# Moving to China in October - A Couple Questions



## tristeau (Aug 10, 2013)

Hi Everyone,

I'm moving to Guangzhou in October to teach English; really excited, this will be my first time living abroad! A friend of mine works for a company there and helped me get the job. He's helped me with a lot of my questions about moving, but there are still a few things that I was hoping others could shed light on.

He told me I should bring shoes (I wear a US 14/UK 13). What about other clothes? I'm 6'2 and wear a large or XL shirt because I work out a lot... my friend is about 5'9 and skinny so he doesn't have to worry about finding clothes and hasn't really paid attention. I figured that I should be able to find some stuff, since most clothes are _made there in the first place_ 

In regards to working out, how easy is it to find workout supplements like creatine, pre-workout powders, stuff like that? I'll probably bring some with me, I just don't know whether I should anticipate needing one month, or six. And how do gyms work; do they do monthly memberships, daily, etc? Cost?
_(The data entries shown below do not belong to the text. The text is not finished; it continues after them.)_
static int render_uniform_impl(const float* rays_o, const float* rays_d, const float* nears, const float* fars, const float* lin,
                               const float* noise, const float* h_aabb, float bound, uint32_t N, uint32_t T, const void* table_f16,
                               uint32_t L, uint32_t F, const float* h_scales, const uint32_t* h_res, const uint32_t* h_offsets,
                               const void* sigma_weights_f16, int lidar, const void* head_a_weights_f16,
                               const void* head_b_weights_f16, float k_scale, float w_thresh, const float* h_bg_color,
                               const void* feat_scratch, float* z_vals, float* weights, float* weights_sum, float* depth, float* image,
                               hipStream_t stream, const RenderTrainOut* train) {
    if (N == 0 || T == 0) return NVSF_OK;
    REQUIRE(rays_o && rays_d && nears && fars && h_aabb && table_f16 && sigma_weights_f16 && head_a_weights_f16);
    REQUIRE(z_vals && weights && weights_sum && depth && image && (feat_scratch || lin));
    REQUIRE(!lidar || head_b_weights_f16);
    REQUIRE(bound > 0.0f);
    REQUIRE((reinterpret_cast<uintptr_t>(table_f16) & 15u) == 0 && (reinterpret_cast<uintptr_t>(sigma_weights_f16) & 15u) == 0 &&
            (reinterpret_cast<uintptr_t>(head_a_weights_f16) & 15u) == 0 && (reinterpret_cast<uintptr_t>(head_b_weights_f16) & 15u) == 0 &&
            (reinterpret_cast<uintptr_t>(feat_scratch) & 15u) == 0);
    if (!((F == 2 && L == 16) || (F == 4 && L == 8 && feat_scratch))) return NVSF_ERR_UNSUPPORTED;
    GridMeta meta;
    const int st = fill_meta(meta, L, h_scales, h_res, h_offsets);
    if (st != NVSF_OK) return st;
    uint32_t first_hashed = L;
    for (uint32_t l = 0; l < L; ++l) {
        const unsigned long long cells = (unsigned long long)h_res[l] * h_res[l] * h_res[l];
        const uint32_t rows = h_offsets[l + 1] - h_offsets[l];
        const bool hashed = cells > (unsigned long long)rows;
        if (hashed && first_hashed == L) first_hashed = l;
        if (!hashed && first_hashed != L) return NVSF_ERR_UNSUPPORTED;
        if (hashed && (rows & (rows - 1u)) != 0u) return NVSF_ERR_UNSUPPORTED;
    }
    const unsigned long long table_bytes = (unsigned long long)h_offsets[L] * F * sizeof(_Float16);
    if (table_bytes >= (1ull << 31)) return NVSF_ERR_UNSUPPORTED;
    RayBatch rb;
    rb.rays_o = rays_o; rb.rays_d = rays_d; rb.nears = nears; rb.fars = fars; rb.lin = lin; rb.noise = noise;
    for (int k = 0; k < 3; ++k) { rb.lo[k] = h_aabb[k]; rb.hi[k] = h_aabb[3 + k]; }
    rb.bound = bound;
    rb.inv_extent = 1.0f / (2.0f * bound);
    rb.N = N; rb.T = T;
    const _Float16* tb = reinterpret_cast<const _Float16*>(table_f16);
    const _Float16* ws = reinterpret_cast<const _Float16*>(sigma_weights_f16);
    const _Float16* wa = reinterpret_cast<const _Float16*>(head_a_weights_f16);
    const _Float16* wb = reinterpret_cast<const _Float16*>(head_b_weights_f16);
    const uint2* fp = reinterpret_cast<const uint2*>(feat_scratch);
    const float b0 = h_bg_color ? h_bg_color[0] : 0.0f, b1 = h_bg_color ? h_bg_color[1] : 0.0f, b2 = h_bg_color ? h_bg_color[2] : 0.0f;
    const int use_bg = (h_bg_color && !lidar) ? 1 : 0;
    const dim3 grid_dim(cdiv(N, kWavesPerBlock)), block(kBlock);
#define LAUNCH_RU_FH(LD, FF, FH)                                                                                                      \
    do {                                                                                                                              \
        if (train)                                                                                                                    \
            hipLaunchKernelGGL((k_render_uniform<LD, FF, true, FH>), grid_dim, block, 0, stream, rb, tb, (uint32_t)table_bytes, meta, \
                               first_hashed, fp, ws, wa, wb, k_scale, w_thresh, b0, b1, b2, use_bg, z_vals, weights, weights_sum,     \
                               depth, image, *train);                                                                                \
        else                                                                                                                          \
            hipLaunchKernelGGL((k_render_uniform<LD, FF, false, FH>), grid_dim, block, 0, stream, rb, tb, (uint32_t)table_bytes,      \
                               meta, first_hashed, fp, ws, wa, wb, k_scale, w_thresh, b0, b1, b2, use_bg, z_vals, weights,            \
                               weights_sum, depth, image, RenderTrainOut());                                                         \
    } while (0)
#define LAUNCH_RU(LD, FF)                                                                                                             \
    do {                                                                                                                              \
        if (!FF && first_hashed == kFirstHashedC2 && nvsf_variant(kVarLevelKinds) == 0) LAUNCH_RU_FH(LD, FF, (FF ? -1 : (int)kFirstHashedC2)); \
        else LAUNCH_RU_FH(LD, FF, -1);                                                                                                \
    } while (0)
#define LAUNCH_TAIL(LD)                                                                                                               \
    do {                                                                                                                              \
        if (train)                                                                                                                    \
            hipLaunchKernelGGL((k_render_tail2<LD, true>), grid_dim, block, 0, stream, rb, fp, ws, wa, wb, k_scale, w_thresh, b0, b1, \
                               b2, use_bg, z_vals, weights, weights_sum, depth, image, *train);                                      \
        else                                                                                                                          \
            hipLaunchKernelGGL((k_render_tail2<LD, false>), grid_dim, block, 0, stream, rb, fp, ws, wa, wb, k_scale, w_thresh, b0,    \
                               b1, b2, use_bg, z_vals, weights, weights_sum, depth, image, RenderTrainOut());                        \
    } while (0)
    const bool tail2 = nvsf_variant(kVarRenderTail) == 0;
    if (lidar) { if (fp) { if (tail2) LAUNCH_TAIL(true); else LAUNCH_RU(true, true); } else LAUNCH_RU(true, false); }
    else { if (fp) { if (tail2) LAUNCH_TAIL(false); else LAUNCH_RU(false, true); } else LAUNCH_RU(false, false); }
#undef LAUNCH_TAIL
#undef LAUNCH_RU
#undef LAUNCH_RU_FH
    return nvsf_launch_status();
}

Finally, I play (electric) guitar, and plan to bring one of my guitars with me. I have a small-but-good amplifier that I could bring, but I may leave it here if I can just buy another one over there... are there any music stores that sell decent-quality guitars and amps in Guangzhou? If not, I can go to Hong Kong.

Thanks!


----------



## deborahj (Sep 21, 2013)

Bring the big shoes - it's really hard to get large shoes where I live. Possibly a similar situation with clothes as well.


----------



## SebastianBeijing (Sep 24, 2013)

Hi tristeau,

I'm 6'2 myself, going to the gym three times a week. Your friend is probably right regarding your shoes, these might be hard to find, even though I manage to find shoes my size in certain markets (UK 12.5). 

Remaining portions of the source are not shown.